# Is my fuel tank rusted ??



## SDGoat619 (Mar 21, 2011)

I am trying to tune the stumble out of my edelbrock 1412 800 cfm carb by going up a jet size. When I removed the fuel line seat and needle above the floats were about 90% covered with a rust colored sediment on both sides. I will clean and reinstall and see if this cures the problem. I have a new fuel pump and braided steel line with a new inline edelbrock filter. Everything from the pump back is old. I am thinking that the fuel tank is rusting on the inside and this is the sediment getting through my filters. I am going to also install a fuel filter between the tank and pump. 
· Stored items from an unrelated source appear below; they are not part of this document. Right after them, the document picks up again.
+PYBIND11_MODULE(_pbr_torch_ops, m) {
+    m.doc() = "native hit path of CookTorranceBRDF.__call__ on a kept plan (pypbr_amd/csrc/kept_call.cpp)";
+    py::class_<KeptCall>(m, "KeptCall")
+        .def("call", &KeptCall::call)
+        .def("follows", &KeptCall::follows)
+        .def_property_readonly("hits", &KeptCall::hits)
+        .def("try_lock", &KeptCall::try_lock)
+        .def("unlock", &KeptCall::unlock);
+    m.def("register_kept_call", &register_kept_call);
+    m.def("set_status_raiser", [](py::object fn) { status_raiser() = std::move(fn); });
+}
diff --git a/pypbr_amd/models.py b/pypbr_amd/models.py
--- a/pypbr_amd/models.py
+++ b/pypbr_amd/models.py
@@ -10,6 +10,7 @@
 
 from . import _native
 from . import functional as F_
+from . import torch_ops
 from ._caches import KeptPlan, host_values, same_tensors, weak_refs
 from .materials import MaterialBase, _normalised
 
@@ -81,12 +82,24 @@
         return moved[:5], (None if blend is None else moved[5:])
 
     PLAN_REUSE = True
+    NATIVE_CALL = True
 
     def _reuse_plan(self, material, view_dir, light, intensity, light_size, return_srgb):
         d = material.__dict__
         store = d.get("_store")
         if store is None or d.get("_lazy_blend") is not None or d.get("_raw_normal") or self.override_device is not None:
             return None
+        if self.NATIVE_CALL:
+            cached = d.get("_plan_cache")
+            if cached is not None and cached[1].native is not None:
+                kept = cached[1]
+                if kept.scalars == (self.light_type, light_size, bool(return_srgb), bool(material.albedo_is_srgb),
+                                    bool(getattr(material, "specular_is_srgb", True)), d.get("_lazy_tile", (1, 1)), material.device):
+                    metallic = store.get("metallic")
+                    out = kept.native.call(store.get("albedo"), store.get("normal", False), store.get("roughness"), metallic,
+                                           store.get("specular") if metallic is None else None, view_dir, light, intensity)
+                    if out is not None:
+                        return out
         vals = (host_values(view_dir), host_values(light), host_values(intensity))
         if vals[0] is None or vals[1] is None or vals[2] is None:
             return None
@@ -202,7 +215,7 @@
             with torch.cuda.device(plan.device):
                 color = plan.launch()
             kept = KeptPlan.adopt(plan, maps, (host_values(view_dir), host_values(light_dir_or_position), host_values(light_intensity)),
-                                  tuple(plan.out.shape))
+                                  tuple(plan.out.shape), register=torch_ops.kept_call_register(), scalars=reuse_key[:6] + (material.device,))
             if kept is not None:
                 material.__dict__["_plan_cache"] = (reuse_key, kept)
             plan.out = None
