# gssales/gaussian-splatting-reflection

Hardware: AMD Instinct MI355X
Metric: train_step_views_per_s (fwd+bwd, 1e6 Gaussians @1080p, surfel rasterizer + reflection path) (higher is better)
Workload: dtype f32

## Files before the change

### gaussian-splatting-reflection_amd/csrc/gsr_common.hip

```cpp
#include "gsr_internal.hpp"
#include <cstdarg>
#include <string>
#include <initializer_list>
#include <vector>
#include <mutex>
#include "gsr_sort.hpp"
#include <rocprim/device/device_scan.hpp>
#include <rocprim/iterator/counting_iterator.hpp>
#include <rocprim/iterator/transform_iterator.hpp>

namespace gsr {

static thread_local char g_err[512] = "";
void set_error(const char* fmt, ...) {
	va_list ap;
	va_start(ap, fmt);
	vsnprintf(g_err, sizeof(g_err), fmt, ap);
	va_end(ap);
}


struct ProfRec {
	int stage;
	hipEvent_t e0, e1;
};
static bool g_prof_on = false;
static std::vector<ProfRec*> g_prof_recs;
static std::vector<ProfRec*> g_prof_free;
static std::mutex g_prof_mu;

StageTimer::StageTimer(int stage_, hipStream_t stream_) : stage(stage_), stream(stream_), rec(nullptr) {
	if (!g_prof_on) return;
	std::lock_guard<std::mutex> lk(g_prof_mu);
	ProfRec* r = nullptr;
	if (!g_prof_free.empty()) {
		r = g_prof_free.back();
		g_prof_free.pop_back();
	} else {
		r = new ProfRec();
		if (hipEventCreate(&r->e0) != hipSuccess || hipEventCreate(&r->e1) != hipSuccess) { delete r; return; }
	}
	r->stage = stage;
	(void)hipEventRecord(r->e0, stream);
	rec = r;
}
StageTimer::~StageTimer() {
	if (!rec) return;
	ProfRec* r = (ProfRec*)rec;
	(void)hipEventRecord(r->e1, stream);
	std::lock_guard<std::mutex> lk(g_prof_mu);
	g_prof_recs.push_back(r);
}

static int g_opt_cull = 1;
int option_cull() { return g_opt_cull; }
static int g_opt_dev = 0;
int option_dev() { return g_opt_dev; }
unsigned long long* dev_pair_counter() {
	static std::mutex mu;
	static unsigned long long* words[64];
	int dev = 0;
	if (hipGetDevice(&dev) != hipSuccess || dev < 0 || dev >= 64) return nullptr;
	std::lock_guard<std::mutex> lk(mu);
	if (!words[dev]) {
		if (hipMalloc((void**)&words[dev], sizeof(unsigned long long)) != hipSuccess) { (void)hipGetLastError(); words[dev] = nullptr; return nullptr; }
		if (hipMemset(words[dev], 0, sizeof(unsigned long long)) != hipSuccess) return nullptr;
	}
	return words[dev];
}
static int g_opt_emit_items = 0;
static int g_opt_mailbox = 1;
static int option_mailbox() { return g_opt_mailbox; }
static int g_opt_sort_driver = GSR_ONESWEEP_DRIVER;
int option_sort_driver() { return GSR_ONESWEEP_DRIVER && g_opt_sort_driver; }

uint32_t higher_msb(uint32_t n) {
	uint32_t msb = sizeof(n) * 4;
	uint32_t step = msb;
	while (step > 1) {
		step /= 2;
		if (n >> msb) msb += step;
		else msb -= step;
	}
	if (n >> msb) msb++;
	return msb;
}

using SortConfig = rocprim::radix_sort_config<rocprim::default_config, rocprim::default_config, rocprim::default_config, 65536>;
#ifndef DEPTH_SORT_BS
#define DEPTH_SORT_BS 1024
#endif
#ifndef DEPTH_SORT_IPT
#define DEPTH_SORT_IPT 4
#endif
#define DEPTH_SORT_SHAPE DEPTH_SORT_BS, DEPTH_SORT_IPT, 8
#define DEPTH_KEY_BITS 31u
#define DEPTH_KEY_PLACES 4u
#ifndef TILE_SORT_IPT
#define TILE_SORT_IPT 16
#endif
#ifndef TILE_SORT_BITS
#define TILE_SORT_BITS 8
#endif
#ifndef TILE_SORT_BS
#define TILE_SORT_BS 1024
#endif
#define TILE_SORT_SHAPE TILE_SORT_BS, TILE_SORT_IPT, TILE_SORT_BITS
#ifndef TILE_SORT_SMALL_FROM
#define TILE_SORT_SMALL_FROM 9000000
#endif
#define TILE_SORT_SHAPE_SMALL TILE_SORT_BS, (TILE_SORT_IPT / 2), TILE_SORT_BITS
#define TILE_SORT_SHAPE_SMALL7 TILE_SORT_BS, (TILE_SORT_IPT / 2), 7
static bool tile_sort_small(size_t R) { return R >= (size_t)TILE_SORT_SMALL_FROM; }
static bool tile_sort_7bit(size_t R, int end_bit) { return tile_sort_small(R) && end_bit > 7 && end_bit <= 14; }
template <class F>
static auto with_tile_sort(size_t R, int end_bit, F&& f) {
	if (tile_sort_7bit(R, end_bit)) return f(RadixSort<TILE_SORT_SHAPE_SMALL7, SortConfig>{});
	if (tile_sort_small(R)) return f(RadixSort<TILE_SORT_SHAPE_SMALL, SortConfig>{});
	return f(RadixSort<TILE_SORT_SHAPE, SortConfig>{});
}
using DepthSort = RadixSort<DEPTH_SORT_SHAPE, SortConfig>;

struct OrderRect {
	const uint32_t* rect;
	int packed;
	__host__ __device__ unsigned long long operator()(uint32_t i) const {
		uint32_t hi = 0u;
		if (packed) {
			const uint2 r = reinterpret_cast<const uint2*>(rect)[i];
			hi = (r.x & 0xFFu) | ((r.x >> 16) << 8) | ((r.y & 0xFFu) << 16) | ((r.y >> 16) << 24);
		}
		return ((unsigned long long)hi << 32) | (unsigned long long)i;
	}
};
using OrderIn = rocprim::transform_iterator<rocprim::counting_iterator<uint32_t>, OrderRect, unsigned long long>;
static OrderIn order_in(const uint32_t* rect, int packed) { return OrderIn(rocprim::counting_iterator<uint32_t>(0), OrderRect{rect, packed}); }

static size_t scan_part_bytes(size_t P) {
	size_t a = 0;
	(void)rocprim::inclusive_scan(nullptr, a, (uint32_t*)nullptr, (uint32_t*)nullptr, P, rocprim::plus<uint32_t>(), 0, false);
	return (a + 255) & ~(size_t)255;
}
size_t sort_temp_bytes(size_t R, int end_bit) {
	return with_tile_sort(R, end_bit, [&](auto sort) { return sort.temp_bytes((uint32_t*)nullptr, (uint32_t*)nullptr, (uint32_t*)nullptr, R, (unsigned)end_bit); });
}
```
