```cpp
void launch_bwd_as(const LQArgs &a, hipStream_t s);
void launch_fwd_as(const LQArgs &a, hipStream_t s);
void launch_as_perm(const int *settled, int M, int *perm, const int *done, hipStream_t s);
void launch_as_begin(AsCtl *ctl, int *fail, int max_rounds, double dual_scale, hipStream_t s, int stall_limit = 2);
void launch_as_ctl(AsCtl *ctl, const int *cnt_part, int M, const int *fail, int reduce, int decide, int last_of_batch, AsCtl *mirror,
                   unsigned long long *mirror_seq, unsigned long long seq, hipStream_t s, double *tail = nullptr, const double *viol = nullptr,
                   const int *open_part = nullptr);

struct ConeArgs {
  int M, N, u, q, Nc, owner;
  const double *U, *Uraw;
  const double *A, *c;
  int ncones, qs[4], rows, per_stage;
  const double *R;
  int r32;
  double reg_u, rho_scale;
  double *z, *rec;
  double *H, *g;
  int *cnt, *settled, *open;
  int *jhi;
  const int *done;
  const AsCtl *ctl;
  int finish;
  double tol_step, tol_phi, dual_scale;
};
#define PMPC_CONE_REC 12
bool cone_as_supported(int u, int q);
bool cone_as_dims_supported(int x, int u);
void launch_cone_step(const ConeArgs &a, hipStream_t s);
void launch_cone_drop_redundant_lo(double *lo, const double *A, const double *c, int q, long long rows, int u, hipStream_t s);

struct XboxArgs {
  int M, N, x;
  const double *X;
  const double *lo, *hi;
  const double *Q, *pw;
  double reg_x, rho_scale;
  double *qmax;
  double *z;
  int *st;
  double *D, *g;
  int *cnt, *settled, *open;
  int *jhi;
  const int *done;
  const AsCtl *ctl;
  int finish;
  double tol, dual_scale;
  double z_tol;
  int keep_on_clamp;
  double act_frac;
  int ctrl_from;
};
bool xbox_as_dims_supported(int x, int u);
void launch_xbox_step(const XboxArgs &a, hipStream_t s);
void launch_xbox_from_ipm(const struct Slab &sx, int *st, double *z, hipStream_t s);

void launch_block_transpose(const double *in, double *out, int rows, int cols, long long n, hipStream_t s);
void launch_host_checks(const double *lx, const double *ux, long long nx, const double *lu, const double *uu, long long nu,
                        const double *Q, long long nq, int x, const double *R, long long nr, int u, int *flags, hipStream_t s);
void launch_axpy(double *y, const double *xv, double alpha, long long n, hipStream_t s);
void launch_fill(double *y, double v, long long n, hipStream_t s);
void launch_cons_bounds(double *lo, double *hi, int M, int N, int u, int Nc, hipStream_t s);
void launch_init_base(double *U, const double *U_prev, int M, int N, int u, int Nc, hipStream_t s);
void launch_violation(const Slab &sl, double *part_max, hipStream_t s);
void launch_violation_sum(const Slab &sl, const double *za, const double *zb, double *part_max, hipStream_t s);
void launch_ipm_clip(const Slab &sl, hipStream_t s);
void launch_as_setup(const Slab &sl, int from_ipm, int keep_base, int *act, double *ztry, double big, hipStream_t s);
void launch_as_check(const Slab &sl, int *act, const double *ztry, double big, double tol_p, double tol_l, int *counters,
                     unsigned long long *worst_bits, hipStream_t s);
void launch_as_accept_all(const Slab &sl, const int *act, const double *ztry, double *Uout, const double *xtry, const double *dx,
                          long long nx, double *Xws, double *Xout, hipStream_t s);
void launch_ipm_init_slack(const Slab &sl, double mu0, hipStream_t s, double thr_frac = 1e-2);
void launch_ipm_prepare(const Slab &sl, int corrector, const IpmScal *sc, double *part_sum, double *part_cnt,
                        double *part_max, hipStream_t s);
void launch_ipm_step(const Slab &sl, int corrector, IpmScal *sc, double *part_s1, double *part_s2, hipStream_t s);
void launch_ipm_advance(const SlabEx &X, const SlabEx &U, int do_update, const IpmScal *sc, double *part_sum, double *part_cnt,
                        double *part_max, hipStream_t s);
void launch_ipm_exchange(int phase, bool pack, bool unpack, IpmScal *sc, const int *fail, double *xch, int rank, int world,
                         const double *part_sum, const double *part_cnt, const double *part_max, int nblocks, hipStream_t s,
                         double mu_target = 0.0, double *part_dev = nullptr,
                         IpmScal *mirror = nullptr, unsigned long long *mirror_seq = nullptr, unsigned long long seq = 0);

struct SocArgs {
  int M, N, u, Nc, q, owner;
  const double *U, *dU, *dU2;
  int corr;
  double *cl, *cu, *cc;
  const double *lo, *hi;
  const double *W, *w0, *v;
  double v0, mu, sigmu;
  double *sl, *su, *sc;
  double *zl, *zu, *zc;
  double *dsl, *dsu, *dsc, *dzl, *dzu, *dzc;
  double *Hadd, *wu;
  int *fail;
};
int launch_soc_prepare(const SocArgs &a, int mode, double *part_sum, double *part_cnt, hipStream_t s);
int launch_soc_step(const SocArgs &a, unsigned long long *amin_bits, double *part_s1, double *part_s2, hipStream_t s);
void launch_soc_update(const SocArgs &a, double alpha, double *X, const double *dX, const double *dX2, double *U, long long nx,
                       long long nu, long long ncz, hipStream_t s);
void launch_soc_fill_u(double *U, const double *u0, long long tot, int u, hipStream_t s);

void launch_bar_prep(const double *X, const double *U, const double *lx, const double *ux, const double *lu, const double *uu, double *Dx, double *wx,
                     double *Du, double *wu, double mu, long long nx, long long nu, int u, int N, int Nc, int owner, double *part_val, double *part_min,
                     double *out2, hipStream_t s, int mode = 0, double beta = 1.0);
void launch_cost_dots(const LQArgs &a, const double *X, const double *U, const double *dX1, const double *dU1, const double *dX2, const double *dU2,
                      double *out, hipStream_t s, const double *bx = nullptr, const double *bu = nullptr);
int launch_epi_newton(const double *Hc_part, const double *gb, const double *ga, const double *dots, const double *sig, int M, int nc, double k_minus_summu,
                      double *coef, double *duc, int *fail, hipStream_t s, int mode = 0, double *xch = nullptr);
void launch_axpy_particle(const double *a_, const double *b_, const double *coef, double *y, long long per, long long tot, hipStream_t s);
void launch_step_to(const double *a_, const double *b_, double alpha, double *y, long long tot, hipStream_t s);
void launch_interior(double *U, const double *lo, const double *hi, long long tot, double frac, hipStream_t s);
void launch_share_cons(double *U, int M, int N, int u, int Nc, hipStream_t s);

struct SlewAug {
  int x, u, N, M, Nc, has_xb, has_ub, has_um1;
  double dx, du;
  const double *f, *fx, *fu, *Xp, *Up, *Q, *R, *Xr, *Ur, *lx, *ux, *lu, *uu, *cons_lo, *cons_hi, *slew, *slew0, *um1;
  double *af, *afx, *afu, *aXp, *aUp, *aQ, *aR, *aXr, *aUr, *alo, *ahi;
};
void launch_slew_augment(const SlewAug &g, hipStream_t s);
void launch_slew_split(const double *Z, const double *W, double *X, double *U, long long rows, int x, int u, int N, int Nc,
                       const double *cons_lo, const double *cons_hi, hipStream_t s);
void launch_linearize(int model, int N, int M, const double *x0, const double *X_prev, const double *U_prev,
                      const double *params, double *f, double *fx, double *fu, hipStream_t s, int jac32 = 0);
void launch_linearize_compact(int model, int N, int M, const double *x0, const double *X_prev, const double *U_prev, const double *params,
                              double *f, double *jc, const double *Xr, const double *Xrp, const double *Ur, const double *Urp, int x, int u,
                              double *res_out, hipStream_t s);
void launch_rollout(int model, int N, int M, const double *x0, const double *U, const double *params, double *X, hipStream_t s);
void launch_shift_plan(int model, int N, int M, int sh, const double *X, const double *U, const double *params, const double *U_tail, double *Xn,
                       double *Un, double *um1n, hipStream_t s);
bool model_known(int model);
bool jac_compact_dims(int model, int x, int u);
long long jac_compact_doubles(int model, int N, int M);
void launch_expand_jac(int model, int N, int M, const double *jc, double *fx, double *fu, int orient, hipStream_t s);
int jac_live_mask(int model, unsigned char *fx_mask, unsigned char *fu_mask);
void launch_linearize_with_residual(int model, int N, int M, const double *x0, const double *X_prev, const double *U_prev,
                                    const double *params, double *f, double *fx, double *fu, const double *Xr, const double *Xrp,
                                    const double *Ur, const double *Urp, int x, int u, double *res_out, hipStream_t s, int jac32 = 0);
void launch_widen_f32(const float *src, double *dst, long long n, hipStream_t s);
bool f32_as_dims_supported(int x, int u);
void launch_scp_residual(const double *X, const double *Xp, const double *U, const double *Up, long long rows, int x, int u,
                         double *out, hipStream_t s, bool zero_out = true);
```

pmpc_amd/csrc/solver.hip:

```cpp
#include <dlfcn.h>

#include "solver_internal.h"
#include "cost_lin.h"

namespace {

struct Rccl {
  void *h = nullptr;
  ncclResult_t (*GetUniqueId)(ncclUniqueId *) = nullptr;
  ncclResult_t (*CommInitRank)(ncclComm_t *, int, ncclUniqueId, int) = nullptr;
  ncclResult_t (*CommDestroy)(ncclComm_t) = nullptr;
  ncclResult_t (*AllReduce)(const void *, void *, size_t, ncclDataType_t, ncclRedOp_t, ncclComm_t, hipStream_t) = nullptr;
  ncclResult_t (*Broadcast)(const void *, void *, size_t, ncclDataType_t, int, ncclComm_t, hipStream_t) = nullptr;
  bool load() {
    if (h) return true;
    const char *names[] = {"librccl.so", "librccl.so.1", "/opt/rocm/lib/librccl.so"};
    for (const char *n : names)
      if ((h = dlopen(n, RTLD_NOW | RTLD_GLOBAL))) break;
    if (!h) return false;
    GetUniqueId = (decltype(GetUniqueId))dlsym(h, "ncclGetUniqueId");
    CommInitRank = (decltype(CommInitRank))dlsym(h, "ncclCommInitRank");
    CommDestroy = (decltype(CommDestroy))dlsym(h, "ncclCommDestroy");
    AllReduce = (decltype(AllReduce))dlsym(h, "ncclAllReduce");
    Broadcast = (decltype(Broadcast))dlsym(h, "ncclBroadcast");
// ... 287 lines not shown
      c->opt[k] = value;
      c->fp_key = -1;
      c->ws.as_key = c->ws.warm_key = c->cone_rw_key = c->cone_lam_key = c->ws.es_key = -1;
      return 0;
    }
  return -1;
}
int pmpc_get_option(pmpc_ctx *c, const char *key, double *value) {
  if (!c || !key || !value) return -1;
  for (int k = 0; k < OPT_COUNT; k++)
    if (!strcmp(key, kPmpcOptions[k].key)) {
      *value = c->opt[k];
      return 0;
    }
  return -1;
}

void pmpc_destroy(pmpc_ctx *c) {
  if (!c) return;
  (void)hipSetDevice(c->device);
  (void)hipStreamSynchronize(c->stream);
  if (c->comm && c->mock_comm) delete (MockRank *)c->comm;
  else if (c->comm && g_rccl.CommDestroy) g_rccl.CommDestroy(c->comm);
  Workspace &w = c->ws;
  DevBuf *all[] = {&w.X, &w.U, &w.dX, &w.dU, &w.dX2, &w.dU2, &w.xm, &w.xd, &w.um, &w.ud, &w.K, &w.Hinv, &w.kff, &w.gc_part, &w.Hc_part, &w.Hc_w, &w.gc_w, &w.cons_w, &w.epi_lam, &w.epi_out, &w.epi_gath, &w.es_Dx, &w.es_wx, &w.es_Du, &w.es_wu, &w.es_xm, &w.es_xd, &w.es_um, &w.es_ud, &w.es_kff2, &w.es_kff3, &w.es_gc2, &w.es_dots, &w.es_coef, &w.es_out2, &w.es_Xt, &w.es_Ut, &w.es_U, &w.es_zero, &w.scratch,
                   &w.red_tmp, &w.Hg, &w.Lc, &w.duc, &w.xch, &w.zeros, &w.zslew, &w.zslew0, &w.zum1, &w.part_sum, &w.part_cnt,
                   &w.part_max, &w.sc, &w.fail, &w.pw, &w.Jc, &w.Jg, &w.part_dev, &w.warmU, &w.lateX, &w.lateU, &w.warm_llu, &w.warm_luu, &w.warm_llx,
                   &w.warm_lux, &w.Hadd, &w.wu_soc, &w.soc_zl, &w.soc_zu, &w.soc_zc, &w.soc_dzl, &w.soc_dzu, &w.soc_dzc, &w.soc_sl, &w.soc_su, &w.soc_sc, &w.soc_dsl,
                   &w.soc_dsu, &w.soc_dsc, &w.soc_cl, &w.soc_cu, &w.soc_cc, &w.soc_wU, &w.soc_wzl, &w.soc_wzu, &w.soc_wzc, &w.as_act, &w.as_cnt, &w.as_cntp, &w.as_settled, &w.cons_lo, &w.cons_hi, &w.as_ctl, &w.as_delta, &w.as_viol, &w.as_ck, &w.as_jhi, &w.ck_stat, &w.Hc_grp, &w.as_T, &w.xb_qmax, &w.as_perm,
                   &w.sa_f, &w.sa_fx, &w.sa_fu, &w.sa_Xp, &w.sa_Up, &w.sa_Q, &w.sa_R, &w.sa_Xr, &w.sa_Ur, &w.sa_lo, &w.sa_hi, &w.sa_Xo, &w.sa_Uo,
                   &w.sa_cl, &w.sa_ch, &w.cone_A, &w.cone_c, &w.cone_z, &w.cone_rec, &w.cone_uraw, &w.as_open, &w.xb_z, &w.xb_st, &w.xb_D, &w.xb_g, &w.m64[0], &w.m64[1], &w.m64[2], &w.m64[3], &w.cost_ref[0], &w.cost_ref[1], &w.cost_bad};
  for (DevBuf *b : all) b->release();
  for (SlabBufs *sb : {&w.sx, &w.su})
    for (DevBuf *b : {&sb->lo, &sb->hi, &sb->tl, &sb->tu, &sb->ll, &sb->lu, &sb->cl, &sb->cu, &sb->D, &sb->w}) b->release();
  for (DevBuf &b : c->stage) b.release();
  (void)hipHostFree(c->mirror);
  if (c->pinned) (void)hipHostFree(c->pinned);
  if (c->sm_pinned) (void)hipHostFree(c->sm_pinned);
  c->host_flags.release();
  free(c->sc_host);
  free(c->fail_host);
  (void)hipStreamDestroy(c->stream);
  delete c;
}

void *pmpc_stream(pmpc_ctx *c) { return (void *)c->stream; }
void pmpc_sync(pmpc_ctx *c) { HIP_WARN(hipStreamSynchronize(c->stream)); }

void pmpc_profile_enable(pmpc_ctx *c, int level) { c->prof = level < 0 ? 0 : level; }

void pmpc_profile_read(pmpc_ctx *c, double *ms4, long long *n4) {
  HIP_WARN(hipStreamSynchronize(c->stream));
  for (int k = 0; k < 8; k++) {
    ProfCat &pc = c->cat[k];
    for (auto &ev : pc.pending) {
      float t = 0.f;
      HIP_WARN(hipEventElapsedTime(&t, ev.first, ev.second));
      pc.ms += t;
      pc.n++;
      pc.pool.push_back(ev);
    }
    pc.pending.clear();
    if (k < 4) { ms4[k] = pc.ms; n4[k] = pc.n; }
    else if (k == 4) { c->partial_ms = pc.ms; c->partial_n = pc.n; }
    c->last_ms[k] = pc.ms;
    c->last_n[k] = pc.n;
    pc.ms = 0.0;
    pc.n = 0;
  }
}

void pmpc_profile_read_all(pmpc_ctx *c, double *ms, long long *n, int count) {
  for (int k = 0; k < count && k < 8; k++) { ms[k] = c->last_ms[k]; n[k] = c->last_n[k]; }
}

void pmpc_profile_read_partial(pmpc_ctx *c, double *ms, long long *n) {
  *ms = c->partial_ms;
  *n = c->partial_n;
}

void pmpc_restart_stats(pmpc_ctx *c, unsigned long long *out4, int reset) {
  for (int k = 0; k < 4; k++) out4[k] = 0;
  if (!c || !c->ws.ck_stat.p) return;
  (void)hipSetDevice(c->device);
  HIP_WARN(hipStreamSynchronize(c->stream));
  HIP_WARN(hipMemcpy(out4, c->ws.ck_stat.p, 4 * sizeof(unsigned long long), hipMemcpyDeviceToHost));
  if (reset) HIP_WARN(hipMemset(c->ws.ck_stat.p, 0, 4 * sizeof(unsigned long long)));
}

int pmpc_comm_unique_id(void *out128) {
  if (!g_rccl.load()) return 1;
  ncclUniqueId id;
  if (g_rccl.GetUniqueId(&id) != ncclSuccess) return 2;
  memcpy(out128, &id, sizeof(id));
  return 0;
}
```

Sent from my PC36100 using AutoGuide.com App


----------



## pontiac (Mar 6, 2011)

nope, not fuel tank rust.


----------



## SDGoat619 (Mar 21, 2011)

any ideas??


----------



## the65gto (Oct 9, 2008)

If I were seeing this, I think I would disconnect the input line to the fuel pump and drain out a quart or more into a glass jar. (gravity should make this possible) and examine what you got. If clear, you can easily return to tank. I would look for rust particles etc. that may be from the tank, steel fuel line, or the "flex" lines etc. If you feel up to it, examine the inside of the "rubber" fuel lines from the steel line to the fuel pump and then from the fuel pump to the filter/carb for that same brown crud that is showing in your pics. When I have to do some "plumbing" around the house on faucets etc. I see that same brown crud.:lol: Water in the fuel over time.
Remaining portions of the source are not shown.